┏━━
struct ChunkArgs {
    const uint32_t *m_lo;
    unsigned long long *halo;
    const float *lookT;
    const float *powM;
    const float *uni;
};
constexpr uint32_t kChunkMultiMax = 7;
struct ChunkMulti {
    struct Entry {
        Params p;
        ChunkArgs q;
    };
    uint32_t n;
    uint32_t first[kChunkMultiMax + 1];
    float *sum_out;
    Entry e[kChunkMultiMax];
};
static_assert(sizeof(ChunkMulti) <= 4096, "the kernarg segment");
#if defined(RH_CHUNK_DIAG) && RH_CHUNK_DIAG == 3
#define RH_CPH(i) { const unsigned long long cph_now = __builtin_readcyclecounter(); if (lane == 0) atomicAdd(p.ticket + 8 + (i), (uint32_t)(cph_now - cph_last)); cph_last = cph_now; }
#define RH_CPH_DECL unsigned long long cph_last = __builtin_readcyclecounter();
#else
#define RH_CPH(i)
#define RH_CPH_DECL
#endif
template <int R, int C, int KV, typename ST = float>
__device__ __forceinline__ void rlm_chunk_tile(const Params &p, const ChunkArgs &q, const uint32_t block) {
    typedef Chan<C> CH;
    typedef typename CH::V V;
    constexpr bool PCM = sizeof(ST) == 2;
    constexpr int NS = 2, H = 4;
    constexpr uint32_t FB = CH::kFB;
    constexpr uint32_t kStage = KV * 1024, P = kStage / FB;
    constexpr int NSI = PCM ? 2 * NS : NS;
    constexpr uint32_t kIn = PCM ? kStage / 2 : kStage;
    constexpr int G = PCM ? KV / 2 : KV;
    static_assert(KV % 2 == 0 && NSI * kIn == NS * kStage, "the ring's bytes, cut for either sample type");
    constexpr uint32_t MB = NS * kStage + 64;
    __shared__ __attribute__((aligned(1024))) unsigned char smem[MB + kStage + 64];
    lds_u8 *const lds = (lds_u8 *)smem;
    const uint32_t lds0 = (uint32_t)(uintptr_t)lds;
    typedef __attribute__((address_space(4))) const uint64_t cu64;
    typedef __attribute__((address_space(4))) const float cf32;
    typedef __attribute__((address_space(4))) const uint32_t cu32;
    cu64 *const desc = (cu64 *)(uintptr_t)p.srcs;
    cf32 *const dgain = (cf32 *)(uintptr_t)p.srcs;
    const int lane = threadIdx.x;
    uint32_t tile = block;
    if (!p.direct) {
        const uint32_t x = block & 7u;
        const uint32_t k = __builtin_amdgcn_readfirstlane(lane == 0 ? atomicAdd(p.ticket + 32u * (1u + x), 1u) - p.shard_base : 0u);
        tile = x + 8u * k;
        if (tile >= p.n_tiles) return;
    }
#ifdef RH_CHUNK_RAGSIM
    const uint32_t Ns = p.eq_frames;
    const uint32_t S = 2u * tile < p.n_tiles ? p.n_sources : (uint32_t)(((uint64_t)p.n_sources * 2u * (p.n_tiles - tile)) / p.n_tiles);
#else
    const uint32_t Ns = p.eq_frames, S = p.n_sources;
#endif
    const uint32_t m_lo = ((cu32 *)(uintptr_t)q.m_lo)[tile], m_hi = ((cu32 *)(uintptr_t)q.m_lo)[tile + 1];
    const uint32_t m0 = m_lo + (uint32_t)lane * R;
    int nfl;
    uint32_t n_t_v;
    float pwv[4];
    {
        const uint32_t n_t = m_hi - m_lo;
        nfl = (int)n_t - lane * R < 0 ? 0 : ((int)n_t - lane * R > R ? R : (int)n_t - lane * R);
        const uint32_t nl0 = (n_t + R - 1) / R;
        const uint32_t v = nl0 ? n_t - (nl0 - 1) * R : 0;
        n_t_v = n_t;
        asm volatile("v_mov_b32 %0, %1" : "=v"(n_t_v) : "s"(n_t));
        const float *pw = q.powM + 4 * v;
#pragma unroll
        for (int k = 0; k < 4; ++k) {
            pwv[k] = pw[k];
            asm volatile("" : "+v"(pwv[k]));
        }
    }
    const bool first = (m0 == 0);

    const uint32_t nvec = PCM ? Ns * C / 8 : Ns * C / 4;
    const uint32_t v0 = tile * (G * 64);
    uint32_t goff[G];
#pragma unroll
    for (int k = 0; k < G; ++k) {
        uint32_t j = v0 + (uint32_t)k * 64 + lane;
        j = j < nvec ? j : nvec - 1;
        goff[k] = j * 16;
    }
    const bool lin = v0 + (uint32_t)(G * 64) <= nvec;
    auto stage_source = [&](uint32_t s_, uint32_t stage) {
        const void *data = (const void *)(uintptr_t)desc[4 * (uint64_t)s_];
        if (lin) {
            glds16_run<G>(data, goff[0], lds0 + stage * kIn);
        } else {
#pragma unroll
            for (int k = 0; k < G; ++k) glds16(data, goff[k], lds0 + stage * kIn + k * 1024);
        }
    };
    if (S) stage_source(0, 0);
    if (S > 1) stage_source(1, 1);
    if constexpr (PCM) {
        if (S > 2) stage_source(2, 2);
        if (S > 3) stage_source(3, 3);
    }
    const Tables *__restrict__ tb = p.tabs;
    float lM[4], b15[4], b31[4], kM[4];
    constexpr int NHV = H * FB / 16;
    const uint32_t Jc = p.J < tile ? p.J : tile;
    int want_look = (uint32_t)lane < Jc ? 1 : 0;
    uint64_t a_halo_pub = (uint64_t)(uintptr_t)(q.halo + (uint64_t)tile * 8 + (uint32_t)(lane >= 64 - NHV ? lane - (64 - NHV) : 0) * 4);
    uint64_t a_halo_poll = (uint64_t)(uintptr_t)(q.halo + (uint64_t)(tile ? tile - 1 : 0) * 8 + (lane < H * C ? lane : 0));
    uint64_t a_gran_pub = (uint64_t)(uintptr_t)(p.gran + (uint64_t)tile * 4 + (lane < 2 * C ? lane : 0));
    uint64_t a_gran_poll = (uint64_t)(uintptr_t)(p.gran + (uint64_t)(tile ? tile - 1 - (want_look ? lane : 0) : 0) * 4);
    uint64_t a_out = (uint64_t)(uintptr_t)(p.out + ((uint64_t)m_lo + (uint32_t)lane) * C);
    uint32_t epoch_v = p.epoch;
    float U = q.uni[lane < 61 ? lane : 60];
    asm volatile("" : "+v"(want_look), "+v"(a_halo_pub), "+v"(a_halo_poll), "+v"(a_gran_pub), "+v"(a_gran_poll), "+v"(a_out), "+v"(epoch_v), "+v"(U));
    {
        const uint32_t Jc0 = Jc;
        const float *kp = q.lookT + ((uint64_t)tile * p.J + ((uint32_t)lane < Jc0 ? lane : 0)) * 4;
#pragma unroll
        for (int k = 0; k < 4; ++k) {
            lM[k] = tb->laneM[lane][k];
            b15[k] = tb->bc15M[lane][k];
            b31[k] = tb->bc31M[lane][k];
            kM[k] = kp[k];
        }
    }
    int offA[R + 2];
    float wgt[R + 2];
    {
        const int64_t fbase = (int64_t)tile * P;
        Cursor c = cursor_at(first ? 0 : m0 - 2, p);
#pragma unroll
        for (int rr = 0; rr < R + 2; ++rr) {
#if defined(RH_CHUNK_DIAG) && RH_CHUNK_DIAG == 2
            offA[rr] = (int)MB + rr * 8;
            wgt[rr] = 0.5f;
            continue;
#endif
            const bool dummy = first && rr < 2;
            uint64_t i;
            uint32_t num;
            cursor_resolve(c, p, i, num);
            if (i + 1 >= Ns) {
                i = Ns - 1;
                num = 0;
            }
            int64_t f = (int64_t)i - fbase;
            f = f < -H ? -H : (f > (int64_t)P - 1 ? (int64_t)P - 1 : f);
            offA[rr] = dummy ? (int)MB : (int)MB + (int)f * (int)FB;
            wgt[rr] = dummy ? 0.0f : (float)num / p.Tf;
            if (!dummy) cursor_next(c, p);
        }
    }
    v4f acc[KV];
#pragma unroll
    for (int k = 0; k < KV; ++k) acc[k] = v4f{0.f, 0.f, 0.f, 0.f};
    if constexpr (!PCM) {
        uint32_t st = 0;
        float g_next = S ? dgain[4] : 0.f;
        for (uint32_t s_ = 0; s_ < S; ++s_) {
            const float g = g_next;
            g_next = s_ + 1 < S ? dgain[8 * (uint64_t)(s_ + 1) + 4] : 0.f;
            if (s_ + 1 < S) wait_vm<KV>();
            else wait_vm<0>();
            const lds_u8 *buf = lds + st * kStage;
            v4f v[KV];
#pragma unroll
            for (int k = 0; k < KV; ++k) v[k] = *(const lds_f4 *)(buf + k * 1024 + lane * 16);
            asm volatile("s_waitcnt lgkmcnt(0)" ::: "memory");
            if (s_ + 2 < S) stage_source(s_ + 2, st);
#pragma unroll
            for (int k = 0; k < KV; ++k) {
                acc[k].x = fma_(g, v[k].x, acc[k].x);
                acc[k].y = fma_(g, v[k].y, acc[k].y);
                acc[k].z = fma_(g, v[k].z, acc[k].z);
                acc[k].w = fma_(g, v[k].w, acc[k].w);
            }
            st ^= 1u;
        }
    } else {
        uint32_t st = 0;
        float g_next = S ? dgain[4] : 0.f;
        for (uint32_t s_ = 0; s_ < S; ++s_) {
            const float g = g_next;
            g_next = s_ + 1 < S ? dgain[8 * (uint64_t)(s_ + 1) + 4] : 0.f;
            const uint32_t left = S - 1 - s_;
            wait_groups<G, NSI>((int)(left < (uint32_t)(NSI - 1) ? left : (uint32_t)(NSI - 1)));
            const lds_u8 *buf = lds + st * kIn;
            v4i16 v[KV];
#pragma unroll
            for (int k = 0; k < KV; ++k) v[k] = *(const RH_LDS v4i16 *)(buf + k * 512 + lane * 8);
            asm volatile("s_waitcnt lgkmcnt(0)" ::: "memory");
            if (s_ + NSI < S) stage_source(s_ + NSI, st);
#pragma unroll
            for (int k = 0; k < KV; ++k) {
                acc[k].x = fma_(g, pcm16_f32(v[k].x), acc[k].x);
                acc[k].y = fma_(g, pcm16_f32(v[k].y), acc[k].y);
                acc[k].z = fma_(g, pcm16_f32(v[k].z), acc[k].z);
                acc[k].w = fma_(g, pcm16_f32(v[k].w), acc[k].w);
            }
            st = (st + 1u) & (uint32_t)(NSI - 1);
        }
    }
    RH_CPH_DECL
#if defined(RH_CHUNK_DIAG) && RH_CHUNK_DIAG < 3
    {
        float t = 0.f;
#pragma unroll
        for (int k = 0; k < KV; ++k) t += acc[k].x + acc[k].y + acc[k].z + acc[k].w;
#pragma unroll
        for (int rr = 0; rr < R + 2; ++rr) t += wgt[rr] + (float)offA[rr];
        p.out[(uint64_t)tile * 64 + lane] = t + lM[0] + b15[0] + b31[0] + kM[0] + (float)nfl + (first ? 1.f : 0.f);
        return;
    }
#endif
    if (lane >= 64 - NHV) {
        unsigned long long *hp = (unsigned long long *)(uintptr_t)a_halo_pub;
        const float e[4] = {acc[KV - 1].x, acc[KV - 1].y, acc[KV - 1].z, acc[KV - 1].w};
#pragma unroll
        for (int w = 0; w < 4; ++w) __hip_atomic_store(hp + w, ((unsigned long long)epoch_v << 32) | __float_as_uint(e[w]), __ATOMIC_RELAXED, __HIP_MEMORY_SCOPE_AGENT);
    }
#pragma unroll
    for (int k = 0; k < KV; ++k) *(lds_f4 *)(lds + MB + (uint32_t)(k * 64 + lane) * 16) = acc[k];
    if (lane == 0) *(lds_f4 *)(lds + MB + kStage) = v4f{0.f, 0.f, 0.f, 0.f};
    bool dead = false;
    if (tile == 0) {
        if (lane < H * C) *(RH_LDS float *)(lds + MB - H * FB + lane * 4) = 0.0f;
    } else {
        const bool want = lane < H * C;
        const unsigned long long *hp = (const unsigned long long *)(uintptr_t)a_halo_poll;
        unsigned long long hv = 0;
        bool ok = false;
        uint32_t spins = 0;
        while (true) {
            if (want && !ok) {
                hv = __hip_atomic_load(hp, __ATOMIC_RELAXED, __HIP_MEMORY_SCOPE_AGENT);
                ok = (uint32_t)(hv >> 32) == epoch_v;
            }
            if (__all(ok || !want)) break;
            if (++spins > kSpinLimit) {
                if (lane == 0) atomicOr(p.status, 1u);
                dead = true;
                break;
            }
            __builtin_amdgcn_s_sleep(1);
        }
        if (want) *(RH_LDS float *)(lds + MB - H * FB + lane * 4) = dead ? __builtin_nanf("") : __uint_as_float((uint32_t)hv);
    }
    asm volatile("s_waitcnt lgkmcnt(0)" ::: "memory");
    __builtin_amdgcn_wave_barrier();
    RH_CPH(0)

    const float b0 = readlane_f(U, 0), c1 = readlane_f(U, 1), c2 = readlane_f(U, 2), na1 = -readlane_f(U, 3), na2 = -readlane_f(U, 4);
    V out[R];
    V E1 = CH::zero(), E2 = CH::zero();
    {
        V ta[R + 2], tb2[R + 2];
#pragma unroll
        for (int rr = 0; rr < R + 2; ++rr) {
            ta[rr] = CH::ld_lds(lds + offA[rr]);
            tb2[rr] = CH::ld_lds(lds + offA[rr] + FB);
        }
        auto tap = [&](int rr) -> V {
            V x;
#pragma unroll
            for (int ch = 0; ch < C; ++ch) CH::set(x, ch, fma_(CH::get(tb2[rr], ch) - CH::get(ta[rr], ch), wgt[rr], CH::get(ta[rr], ch)));
            return x;
        };
        V x2 = first ? CH::zero() : tap(0);
        V x1 = first ? CH::zero() : tap(1);
        V w1 = CH::zero(), w2 = CH::zero();
#pragma unroll
        for (int r = 0; r < R; ++r) {
            const V x = tap(r + 2);
            V w;
#pragma unroll
            for (int ch = 0; ch < C; ++ch) {
                const float wc = fma_(na1, CH::get(w1, ch), fma_(na2, CH::get(w2, ch), fma_(c2, CH::get(x2, ch), c1 * CH::get(x1, ch))));
                CH::set(w, ch, wc);
                CH::set(out[r], ch, fma_(b0, CH::get(x, ch), wc));
            }
            w2 = w1;
            w1 = w;
            x2 = x1;
            x1 = x;
            E1 = vsel(r + 1 == nfl, w1, E1);
            E2 = vsel(r + 1 == nfl, w2, E2);
        }
    }
    RH_CPH(1)
    float Pq[2 * C];
#pragma unroll
    for (int k = 0; k < 2 * C; ++k) Pq[k] = 0.f;
    {
        const float Tm[4] = {readlane_f(U, 5), readlane_f(U, 6), readlane_f(U, 7), readlane_f(U, 8)};
#pragma unroll
        for (int ch = 0; ch < C; ++ch) mat_acc(Tm, CH::get(E1, ch), CH::get(E2, ch), Pq[2 * ch], Pq[2 * ch + 1]);
    }
    float own[2 * C];
#pragma unroll
    for (int k = 0; k < 2 * C; ++k) own[k] = Pq[k];
    scan_states(Pq, ScanStepsLanes{U}, b15, b31);
    {
        const uint32_t n_t = (uint32_t)__builtin_amdgcn_readfirstlane((int)n_t_v);
        float A[2 * C];
        tile_aggregate(own, Pq, pwv, (int)((n_t + R - 1) / R), A);
        if (lane < 2 * C) {
            float ev = A[0];
#pragma unroll
            for (int k = 1; k < 2 * C; ++k) ev = lane == k ? A[k] : ev;
            __hip_atomic_store((unsigned long long *)(uintptr_t)a_gran_pub, ((unsigned long long)epoch_v << 32) | __float_as_uint(ev), __ATOMIC_RELAXED, __HIP_MEMORY_SCOPE_AGENT);
        }
    }
    float Q[2 * C];
#pragma unroll
    for (int k = 0; k < 2 * C; ++k) Q[k] = dpp0<kDppWaveShr1, 0xf>(Pq[k]);
    RH_CPH(2)
    float c[2 * C];
#pragma unroll
    for (int k = 0; k < 2 * C; ++k) c[k] = 0.f;
    if (tile > 0) {
        const bool want = want_look != 0;
        const unsigned long long *gp = (const unsigned long long *)(uintptr_t)a_gran_poll;
        unsigned long long gv[2 * C];
#pragma unroll
        for (int k = 0; k < 2 * C; ++k) gv[k] = 0;
        bool ok = false;
        uint32_t spins = 0;
        while (true) {
            if (want && !ok) {
                bool all = true;
#pragma unroll
                for (int k = 0; k < 2 * C; ++k) {
                    gv[k] = __hip_atomic_load(gp + k, __ATOMIC_RELAXED, __HIP_MEMORY_SCOPE_AGENT);
                    all = all && ((uint32_t)(gv[k] >> 32) == epoch_v);
                }
                ok = all;
            }
            if (__all(ok || !want)) break;
            if (++spins > kSpinLimit) {
                if (lane == 0) atomicOr(p.status, 1u);
                dead = true;
                break;
            }
            __builtin_amdgcn_s_sleep(4);
        }
        if (lane == 0 && spins) atomicAdd(p.status + 1, spins);
        if (want && ok && !dead) {
#pragma unroll
            for (int ch = 0; ch < C; ++ch) mat_acc(kM, __uint_as_float((uint32_t)gv[2 * ch]), __uint_as_float((uint32_t)gv[2 * ch + 1]), c[2 * ch], c[2 * ch + 1]);
        }
#pragma unroll
        for (int k = 0; k < 2 * C; ++k) {
            c[k] += dpp0<kDppRowShr + 1, 0xf>(c[k]);
            c[k] += dpp0<kDppRowShr + 2, 0xf>(c[k]);
            c[k] += dpp0<kDppRowShr + 4, 0xf>(c[k]);
            c[k] += dpp0<kDppRowShr + 8, 0xf>(c[k]);
            c[k] = readlane_f(c[k], 15) + readlane_f(c[k], 31);
        }
    }
    if (dead) {
#pragma unroll
        for (int k = 0; k < 2 * C; ++k) c[k] = __builtin_nanf("");
    }
    RH_CPH(3)
#pragma unroll
    for (int ch = 0; ch < C; ++ch) mat_acc(lM, c[2 * ch], c[2 * ch + 1], Q[2 * ch], Q[2 * ch + 1]);
    tile_store<R, C>(lds, lane, [&] { return (uint32_t)__builtin_amdgcn_readfirstlane((int)n_t_v); }, [&] { return (float *)(uintptr_t)a_out; }, [&](int r) {
        V y;
#pragma unroll
        for (int ch = 0; ch < C; ++ch) CH::set(y, ch, fma_(readlane_f(U, 25 + 2 * r), Q[2 * ch], fma_(readlane_f(U, 26 + 2 * r), Q[2 * ch + 1], CH::get(out[r], ch))));
        return y;
    });
    RH_CPH(4)
}
template <int R, int C, int KV>
__global__ __launch_bounds__(64, 2) void k_rlm_chunk(const Params p, const ChunkArgs q) {
    rlm_chunk_tile<R, C, KV>(p, q, blockIdx.x);
}
template <int R, int C, int KV>
__global__ __launch_bounds__(64, 2) void k_rlm_chunk_pcm16(const Params p, const ChunkArgs q) {
    rlm_chunk_tile<R, C, KV, int16_t>(p, q, blockIdx.x);
}
template <int R, int C, int KV>
__global__ __launch_bounds__(64, 2) void k_rlm_chunk_multi(const ChunkMulti m) {
    uint32_t k = 0;
#pragma unroll
    for (uint32_t i = 1; i < kChunkMultiMax; ++i) k += (i < m.n && blockIdx.x >= m.first[i]) ? 1u : 0u;
    uint32_t b0 = 0;
#pragma unroll
    for (uint32_t i = 1; i < kChunkMultiMax; ++i) b0 = (i == k) ? m.first[i] : b0;
    k = __builtin_amdgcn_readfirstlane(k);
    typedef const __attribute__((address_space(4))) unsigned char *cbytes;
    cbytes e = (cbytes)__builtin_amdgcn_kernarg_segment_ptr() + offsetof(ChunkMulti, e) + (size_t)k * sizeof(ChunkMulti::Entry);
    Params p;
    ChunkArgs q;
    typedef const __attribute__((address_space(4))) uint32_t *cwords;
    static_assert(sizeof(Params) % 4 == 0 && sizeof(ChunkArgs) % 4 == 0 && offsetof(ChunkMulti::Entry, q) % 4 == 0, "copied word by word");
    {
        cwords wp = (cwords)(e + offsetof(ChunkMulti::Entry, p)), wq = (cwords)(e + offsetof(ChunkMulti::Entry, q));
        uint32_t *dp = reinterpret_cast<uint32_t *>(&p), *dq = reinterpret_cast<uint32_t *>(&q);
#pragma unroll
        for (uint32_t i = 0; i < sizeof(Params) / 4; ++i) dp[i] = wp[i];
#pragma unroll
        for (uint32_t i = 0; i < sizeof(ChunkArgs) / 4; ++i) dq[i] = wq[i];
    }
    rlm_chunk_tile<R, C, KV>(p, q, blockIdx.x - b0);
}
┗━━
What to do →
In the entries above, please find the line with "const uint32_t lds0" and the line with "tile = x + 8u * k;", then write out exactly those two lines and every line between them, and nothing more.

Written response →
    const uint32_t lds0 = (uint32_t)(uintptr_t)lds;
    typedef __attribute__((address_space(4))) const uint64_t cu64;
    typedef __attribute__((address_space(4))) const float cf32;
    typedef __attribute__((address_space(4))) const uint32_t cu32;
    cu64 *const desc = (cu64 *)(uintptr_t)p.srcs;
    cf32 *const dgain = (cf32 *)(uintptr_t)p.srcs;
    const int lane = threadIdx.x;
    uint32_t tile = block;
    if (!p.direct) {
        const uint32_t x = block & 7u;
        const uint32_t k = __builtin_amdgcn_readfirstlane(lane == 0 ? atomicAdd(p.ticket + 32u * (1u + x), 1u) - p.shard_base : 0u);
        tile = x + 8u * k;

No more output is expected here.